Problem statement. Scan the records for "return". Show the matching lines.

Collected data entries.

• • • • • • •

template <bool CF, bool DP, bool DIAG = false>
__device__ __forceinline__ void apm_sieve2_body(const ApmSieve2Args &a, uint8_t *smem) {
    const int THREADS = CF ? (int)blockDim.x : APM_SIEVE2_BLOCK;
    constexpr uint32_t WAVE_BYTES = APM_CF_WAVE_BYTES + (DP ? APM_CF_DP_PEND_BYTES : 0);
    const int tid = threadIdx.x, lane = tid & 63;
    const int wv = __builtin_amdgcn_readfirstlane(tid >> 6);
    if ((int)blockIdx.x >= a.n_main_blocks) {
        apm_tail_body(a.tail, (int)blockIdx.x - a.n_main_blocks, reinterpret_cast<uint4 *>(smem), tid);
        return;
    }
    apm_stage_image(reinterpret_cast<uint4 *>(smem), a.bitmap, 2048, tid, THREADS);
    if constexpr (CF) apm_stage_image(reinterpret_cast<uint4 *>(smem + 32768), a.cf_image, a.cf_len >> 4, tid, THREADS);
    uint32_t *cl_ctr = reinterpret_cast<uint32_t *>(smem + 32768 + (CF ? a.cf_len + (THREADS / 64) * WAVE_BYTES : 0));
    if (CF && tid == 0) { cl_ctr[0] = 0u; cl_ctr[1] = DP ? 0u : 0xffffffffu; }
    __syncthreads();
    const int64_t W = (int64_t)a.n_main_blocks * (THREADS / 64);
    const int64_t nch = a.nchunks;

    const __amdgpu_buffer_rsrc_t rs_all =
        __builtin_amdgcn_make_buffer_rsrc(const_cast<uint8_t *>(a.text), 0, (int)(uint32_t)a.avail_pad, 0x00020000);
    const uint32_t t0_32 = (uint32_t)a.tile0, lane16 = 16u * (uint32_t)lane;
    auto load_chunk = [&](int64_t cc, u32x4 &r) __attribute__((always_inline)) {
        r = __builtin_amdgcn_raw_buffer_load_b128(rs_all, (int)(t0_32 + (uint32_t)cc * 1024u + lane16), 0, 0);
    };
    auto load_tail = [&](int64_t cc, v2u32 &tl) __attribute__((always_inline)) {
        tl = __builtin_amdgcn_raw_buffer_load_b64(rs_all, (int)(t0_32 + (uint32_t)cc * 1024u), 0, 0);
    };
    auto load_halo = [&](int64_t cc, u32x4 &hl) __attribute__((always_inline)) {
        const uint32_t g = (uint32_t)(a.tile0 + cc * 1024);
        const uint32_t off = lane < 2 ? g + 4096u + 16u * (uint32_t)lane : (lane == 2 ? g - 16u : 0xfffffff0u);
        hl = __builtin_amdgcn_raw_buffer_load_b128(rs_all, (int)off, 0, 0);
    };
    const uint32_t cs = (uint32_t)a.code_shift;
    auto pack16 = [&](const u32x4 &v) __attribute__((always_inline)) { return apm_pack16(v.x, v.y, v.z, v.w, cs); };
    auto hit_bits = [&](uint32_t slo, uint32_t nx0, int64_t cc) __attribute__((always_inline)) {
        uint32_t hits = apm_lookup2_chunk(slo, nx0);
#ifdef APM_MEASURE
        if (APM_SKIP(a, 1)) hits = 0;
#endif
        return cc < nch ? hits : 0u;
    };

    const uint2 *cf_tbl = reinterpret_cast<const uint2 *>(smem + 32768);
    const uint2 *cf_rrec = reinterpret_cast<const uint2 *>(smem + 32768 + a.cf_o_rrec);
    const uint2 *cf_lrec = reinterpret_cast<const uint2 *>(smem + 32768 + a.cf_o_lrec);
    uint32_t *st = reinterpret_cast<uint32_t *>(smem + 32768 + a.cf_len + wv * WAVE_BYTES);
    uint32_t *mk = st + 260;
    uint16_t *rq = reinterpret_cast<uint16_t *>(mk + 64);
    uint16_t *pend = rq + 128;
    const uint4 *cf_dp = reinterpret_cast<const uint4 *>(smem + 32768 + a.cf_o_dp);
    uint32_t qe = 0, qlo = 0, qhi = 0, qn = 0;
    auto dp_flush = [&]() __attribute__((always_inline)) {
        const bool valid = (uint32_t)lane < qn && qe != 0xffffffffu;
        bool keep = false;
#ifdef APM_MEASURE
        if (APM_SKIP(a, 4)) keep = valid;
        else
#endif
        if (valid) {
            const uint4 tb = cf_dp[(qhi >> 28) & 7u];
            if constexpr (DIAG) {
                uint32_t t0, t1;
                apm_code_planes(qlo, qhi & 0x0fffffffu, t0, t1);
                keep = a.cf_dp_k >= 2 ? apm_code_dp_diag<1>(tb.x, tb.y, (int)(tb.z & 0xffu), t0, t1, a.cf_dp_k)
                                      : apm_code_dp_diag<0>(tb.x, tb.y, (int)(tb.z & 0xffu), t0, t1, a.cf_dp_k);
            } else {
                const uint32_t cw[2] = {qlo, qhi};
                keep = apm_code_dp_pass<2>(tb.x, tb.y, (int)(tb.z & 0xffu), cw, a.cf_dp_cols, a.cf_dp_k);
            }
        }
#ifdef APM_MEASURE
        if (APM_SKIP(a, 2)) keep = valid;
#endif
        for (unsigned long long sm = __builtin_amdgcn_ballot_w64(keep); sm;) {
            const int l = __builtin_ctzll(sm);
            const uint32_t el = (uint32_t)__builtin_amdgcn_readlane((int)qe, l);
            if (keep && qe == el && lane != l) keep = false;
            sm = __builtin_amdgcn_ballot_w64(keep) & ~((2ull << l) - 1ull);
        }
        const unsigned long long km = __builtin_amdgcn_ballot_w64(keep);
        const uint32_t nk = (uint32_t)__builtin_popcountll(km);
        uint32_t base = 0;
        if (lane == 0) {
            if (qn > nk) __hip_atomic_fetch_sub(&cl_ctr[1], qn - nk, __ATOMIC_RELAXED, __HIP_MEMORY_SCOPE_WORKGROUP);
            if (nk) base = __hip_atomic_fetch_add(&cl_ctr[0], nk, __ATOMIC_RELAXED, __HIP_MEMORY_SCOPE_WORKGROUP);
        }
        base = (uint32_t)__builtin_amdgcn_readfirstlane((int)base);
        if (keep) a.clist[(size_t)blockIdx.x * a.clist_cap + base + apm_wave_rank(km)] = qe;
        qn = 0;
    };
    auto cf_filter = [&](uint32_t hm, const uint32_t (&sc)[4], uint32_t hc, uint32_t e0) __attribute__((always_inline)) -> uint32_t {
        if (!__builtin_amdgcn_ballot_w64(hm != 0u)) return 0u;
#pragma unroll
        for (int j = 0; j < 4; ++j) st[1 + 64 * j + lane] = sc[j];
        if (lane < 4) st[lane < 2 ? 257 + lane : (lane == 2 ? 0 : 259)] = hc;
        mk[lane] = 0u;
        uint32_t qh = 0, qt = 0;
        uint32_t pn = 0;
        auto run_batch = [&](uint32_t nb) __attribute__((always_inline)) {
            const bool split = nb <= 32u;
            const uint32_t ei = split ? ((uint32_t)lane & 31u) : (uint32_t)lane;
            const uint32_t ent = rq[(qh + ei) & 127u];
            const bool valid = ei < nb;
            const bool take0 = !split || lane < 32, take1 = !split || lane >= 32;
            const uint32_t se = 2u * (ent & 2047u), d = 1u + (se >> 4), she = 2u * (se & 15u);
            const uint32_t w0 = st[d], w1 = st[d + 1u];
            const uint32_t x0 = __builtin_amdgcn_alignbit(w1, w0, she) & 0xffffu, x1 = __builtin_amdgcn_alignbit(w1, w0, she + 2u) & 0xffffu;
            const uint2 t0 = cf_tbl[x0 & 2047u], t1 = cf_tbl[x1 & 2047u];
            const bool p0 = valid && take0 && !(ent & 2048u) && ((t0.x >> (x0 >> 11)) & 1u), p1 = valid && take1 && ((t1.x >> (x1 >> 11)) & 1u);
            const unsigned long long both = __builtin_amdgcn_ballot_w64(p0 && p1);
            if (both) {
                const uint32_t idx = qt + apm_wave_rank(both);
                if (p0 && p1) rq[idx & 127u] = (uint16_t)(ent | 2048u);
                qt += (uint32_t)__builtin_popcountll(both);
            }
            bool act = p0 || p1;
            const uint32_t s = se + (p0 ? 0u : 1u);
            const uint32_t c0 = __builtin_amdgcn_alignbit(w1, w0, she + (p0 ? 0u : 2u));
            const uint32_t x = p0 ? x0 : x1, word = p0 ? t0.x : t1.x, pre = p0 ? t0.y : t1.y, bit = x >> 11;
            uint2 rec = cf_rrec[act ? pre + (uint32_t)__builtin_popcount(word & ((1u << bit) - 1u)) : 0u];
            uint32_t li = 0;
            bool in_list = false;
            if ((rec.x >> 30) == 3u) { li = rec.x & 0xffffu; in_list = true; rec = cf_lrec[li]; ++li; }
            while (__builtin_amdgcn_ballot_w64(act)) {
                const uint32_t side = rec.x >> 30;
                const uint32_t uu = side == 2u ? s : s + 16u + ((rec.y >> 20) & 0xffu);
                const bool vis = uu <= 4128u;
                const uint32_t ua = vis ? uu : 16u;
                uint32_t tw = __builtin_amdgcn_alignbit(st[(ua >> 4) + 1u], st[ua >> 4], 2u * (ua & 15u));
                if (side == 2u) tw = apm_rev_codes(tw);
                const bool ok = apm_cf_pass(rec.x, rec.y, c0, tw, vis);
                bool pass = act && ok;
                if constexpr (DP) {
                    const uint32_t slot = (rec.y >> 28) & 7u;
                    const bool want = pass && slot != 0u;
                    const unsigned long long wm = __builtin_amdgcn_ballot_w64(want);
                    if (wm) {
                        const uint32_t idx = pn + apm_wave_rank(wm);
                        if (want && idx < 64u) { pend[idx] = (uint16_t)(s | (slot << 13)); pass = false; }
                        pn += (uint32_t)__builtin_popcountll(wm);
                        pn = pn < 64u ? pn : 64u;
                    }
                }
                if (pass) {
                    atomicOr(&mk[(s >> 4) & 63u], 1u << (8u * (s >> 10) + ((s & 15u) >> 1)));
                    act = false;
                } else if (act) {
                    if (!in_list || (rec.y >> 31)) act = false;
                    else { rec = cf_lrec[li]; ++li; }
                }
            }
        };
        {
            const uint32_t cnt = (uint32_t)__builtin_popcount(hm);
            const uint32_t inc = apm_wave_incl_scan(cnt);
            const uint32_t total = (uint32_t)__builtin_amdgcn_readlane((int)inc, 63);
            if (total <= 128u) {
                uint32_t pos = inc - cnt;
                while (__builtin_amdgcn_ballot_w64(hm != 0u)) {
                    if (hm != 0u) {
                        const uint32_t t = (uint32_t)__builtin_ctz(hm);
                        hm &= hm - 1u;
                        rq[pos & 127u] = (uint16_t)(512u * (t >> 3) + 8u * (uint32_t)lane + (t & 7u));
                        ++pos;
                    }
                }
                qt = total;
                while (qt - qh >= 64u) { run_batch(64u); qh += 64u; }
            }
        }
        while (__builtin_amdgcn_ballot_w64(hm != 0u)) {
            const bool has = hm != 0u;
            const uint32_t t = has ? (uint32_t)__builtin_ctz(hm) : 0u;
            hm &= hm - 1u;
            apm_wave_append(rq, qt, has, 512u * (t >> 3) + 8u * (uint32_t)lane + (t & 7u), 127u);
            while (qt - qh >= 64u) { run_batch(64u); qh += 64u; }
        }
        while (qt != qh) { const uint32_t nb = qt - qh < 64u ? qt - qh : 64u; run_batch(nb); qh += nb; }
        if constexpr (DP) {
            if (pn) {
                if (qn + pn > 64u) dp_flush();
                uint32_t room = 0;
                if (lane == 0) room = __hip_atomic_fetch_add(&cl_ctr[1], pn, __ATOMIC_RELAXED, __HIP_MEMORY_SCOPE_WORKGROUP) + pn <= a.clist_cap;
                const uint32_t pi = (uint32_t)lane - qn;
                const bool mine = pi < pn;
                const uint32_t ent = pend[mine ? pi : 0u];
                const uint32_t s = ent & 8191u, slot = ent >> 13;
                const uint32_t info = cf_dp[slot].z;
                const int rk = DIAG ? a.cf_dp_k >> 1 : a.cf_dp_k;
                const int r = (int)s - (int)((info >> 8) & 0xffu) - rk;
                const int rlen = DIAG ? (int)(info & 0xffu) + 2 * rk : (int)(info >> 16);
                const bool inside = r >= -16 && r + rlen <= 4128;
                const uint32_t u = (uint32_t)(r + 16), d = inside ? u >> 4 : 0u, sh = 2u * (u & 15u);
                const uint32_t w0 = st[d], w1 = st[d + 1u], w2 = st[d + 2u];
                const uint32_t lo = __builtin_amdgcn_alignbit(w1, w0, sh);
                const uint32_t hi = (__builtin_amdgcn_alignbit(w2, w1, sh) & 0x0fffffffu) | (slot << 28);
                room = (uint32_t)__builtin_amdgcn_readfirstlane((int)room);
                if (!room && lane == 0) __hip_atomic_fetch_sub(&cl_ctr[1], pn, __ATOMIC_RELAXED, __HIP_MEMORY_SCOPE_WORKGROUP);
                uint32_t *mw = &mk[(s >> 4) & 63u];
                const uint32_t mbit = 1u << (8u * (s >> 10) + ((s & 15u) >> 1));
                if (mine && !(room && inside)) atomicOr(mw, mbit);
                if (room) {
                    const bool drop = (*mw & mbit) != 0u;
                    if (mine) {
                        qe = drop ? 0xffffffffu : e0 + (s >> 1);
                        qlo = lo;
                        qhi = hi;
                    }
                    qn += pn;
                }
            }
        }
        return mk[lane];
    };

    uint32_t bl_pend = 0, bl_n = 0;
    auto bl_flush = [&]() __attribute__((always_inline)) {
        uint32_t base = 0;
        if (lane == 0) base = __hip_atomic_fetch_add(a.blist_ctr, bl_n, __ATOMIC_RELAXED, __HIP_MEMORY_SCOPE_AGENT);
        base = (uint32_t)__builtin_amdgcn_readfirstlane((int)base);
        if ((uint32_t)lane < bl_n) a.blist[base + (uint32_t)lane] = bl_pend;
        bl_n = 0;
    };
    if (CF && a.blist && blockIdx.x == 0 && tid == 0) *a.blist_ctr_next = 0u;

    int64_t c = ((int64_t)blockIdx.x * (THREADS / 64) + wv) * 4;
    u32x4 r0, r1, r2, r3, hl;
    v2u32 tl;
    load_chunk(c, r0);
    load_chunk(c + 1, r1);
    load_chunk(c + 2, r2);
    load_chunk(c + 3, r3);
    if constexpr (CF) load_halo(c, hl);
    else load_tail(c + 4, tl);
    for (; c < nch; c += 4 * W) {
        const uint32_t s0 = pack16(r0), s1 = pack16(r1), s2 = pack16(r2), s3 = pack16(r3);
        uint32_t s4;
        if constexpr (CF) s4 = pack16(hl);
        else s4 = apm_pack4(tl.x, cs) | (apm_pack4(tl.y, cs) << 8);
        load_chunk(c + 4 * W, r0);
        load_chunk(c + 4 * W + 1, r1);
        load_chunk(c + 4 * W + 2, r2);
        load_chunk(c + 4 * W + 3, r3);
        if constexpr (CF) load_halo(c + 4 * W, hl);
        else load_tail(c + 4 * W + 4, tl);
        const uint32_t h0 = hit_bits(s0, (uint32_t)__builtin_amdgcn_readfirstlane((int)s1), c);
        __builtin_amdgcn_sched_barrier(0);
        const uint32_t h1 = hit_bits(s1, (uint32_t)__builtin_amdgcn_readfirstlane((int)s2), c + 1);
        __builtin_amdgcn_sched_barrier(0);
        const uint32_t h2 = hit_bits(s2, (uint32_t)__builtin_amdgcn_readfirstlane((int)s3), c + 2);
        __builtin_amdgcn_sched_barrier(0);
        const uint32_t h3 = hit_bits(s3, (uint32_t)__builtin_amdgcn_readfirstlane((int)s4), c + 3);
        uint32_t hm = (h0 >> 24) | ((h1 >> 24) << 8) | ((h2 >> 24) << 16) | (h3 & 0xff000000u);
        if constexpr (CF) {
            const uint32_t e0b = (uint32_t)((a.tile0 + (c >> 2) * 4096) >> 1);
            __builtin_amdgcn_sched_barrier(0);
            const uint32_t sc[4] = {s0, s1, s2, s3};
            hm = cf_filter(hm, sc, s4, e0b);
        }
        if constexpr (CF) {
            if (a.clist) {
                const uint32_t e0 = (uint32_t)((a.tile0 + (c >> 2) * 4096) >> 1) + 8u * (uint32_t)lane;
                uint32_t *region = a.clist + (size_t)blockIdx.x * a.clist_cap;
                for (;;) {
                    const bool has = hm != 0u;
                    const unsigned long long mask = __builtin_amdgcn_ballot_w64(has);
                    if (!mask) break;
                    const uint32_t n = (uint32_t)__builtin_popcountll(mask);
                    uint32_t base = 0;
                    if constexpr (DP) {
                        uint32_t fits = 0;
                        if (lane == 0) {
                            const uint32_t old = __hip_atomic_fetch_add(&cl_ctr[1], n, __ATOMIC_RELAXED, __HIP_MEMORY_SCOPE_WORKGROUP);
                            fits = old + n <= a.clist_cap;
                            if (fits) base = __hip_atomic_fetch_add(&cl_ctr[0], n, __ATOMIC_RELAXED, __HIP_MEMORY_SCOPE_WORKGROUP);
                            else __hip_atomic_fetch_sub(&cl_ctr[1], n, __ATOMIC_RELAXED, __HIP_MEMORY_SCOPE_WORKGROUP);
                        }
                        base = (uint32_t)__builtin_amdgcn_readfirstlane((int)base);
                        if (!__builtin_amdgcn_readfirstlane((int)fits)) break;
                    } else {
                        if (lane == 0) base = __hip_atomic_fetch_add(&cl_ctr[0], n, __ATOMIC_RELAXED, __HIP_MEMORY_SCOPE_WORKGROUP);
                        base = (uint32_t)__builtin_amdgcn_readfirstlane((int)base);
                        if (base + n > a.clist_cap) {
                            if (lane == 0) __hip_atomic_fetch_min(&cl_ctr[1], base, __ATOMIC_RELAXED, __HIP_MEMORY_SCOPE_WORKGROUP);
                            break;
                        }
                    }
                    const uint32_t t = has ? (uint32_t)__builtin_ctz(hm) : 0u;
                    hm &= hm - 1u;
                    if (has)
                        region[base + apm_wave_rank(mask)] = e0 + 512u * (t >> 3) + (t & 7u);
                }
            }
            const bool any = __builtin_amdgcn_ballot_w64(hm != 0u) != 0ull;
            if (!a.clist || any) a.masks[(size_t)(c >> 2) * 64 + (size_t)lane] = hm;
            if (a.blist && any) {
                if ((uint32_t)lane == bl_n) bl_pend = (uint32_t)(c >> 2);
                if (++bl_n == 64u) bl_flush();
            }
        } else {
            a.masks[(size_t)(c >> 2) * 64 + (size_t)lane] = hm;
        }
    }
    if (DP && qn) dp_flush();
    if constexpr (CF) {
        if (a.blist) {
            if ((uint32_t)lane < bl_n) st[lane] = bl_pend;
            if (lane == 0) st[64] = bl_n;
            __syncthreads();
            uint32_t *wg = reinterpret_cast<uint32_t *>(smem + 32768 + a.cf_len);
            const uint32_t nw = (uint32_t)(THREADS / 64);
            uint32_t before = 0, total = 0;
            for (uint32_t w = 0; w < nw; ++w) {
                const uint32_t cw = wg[w * (WAVE_BYTES / 4) + 64];
                if (w < (uint32_t)wv) before += cw;
                total += cw;
            }
            uint32_t *gbase = wg + 65;
            if (tid == 0 && total) *gbase = __hip_atomic_fetch_add(a.blist_ctr, total, __ATOMIC_RELAXED, __HIP_MEMORY_SCOPE_AGENT);
            __syncthreads();
            if ((uint32_t)lane < bl_n) a.blist[*gbase + before + (uint32_t)lane] = bl_pend;
            if (a.clist && tid == 0) a.clist_cnt[blockIdx.x] = DP ? cl_ctr[0] : (cl_ctr[0] < cl_ctr[1] ? cl_ctr[0] : cl_ctr[1]);
        }
    }
}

• • • • • • •

Your solution.
        return;
    auto pack16 = [&](const u32x4 &v) __attribute__((always_inline)) { return apm_pack16(v.x, v.y, v.z, v.w, cs); };
        return cc < nch ? hits : 0u;
        if (!__builtin_amdgcn_ballot_w64(hm != 0u)) return 0u;
        return mk[lane];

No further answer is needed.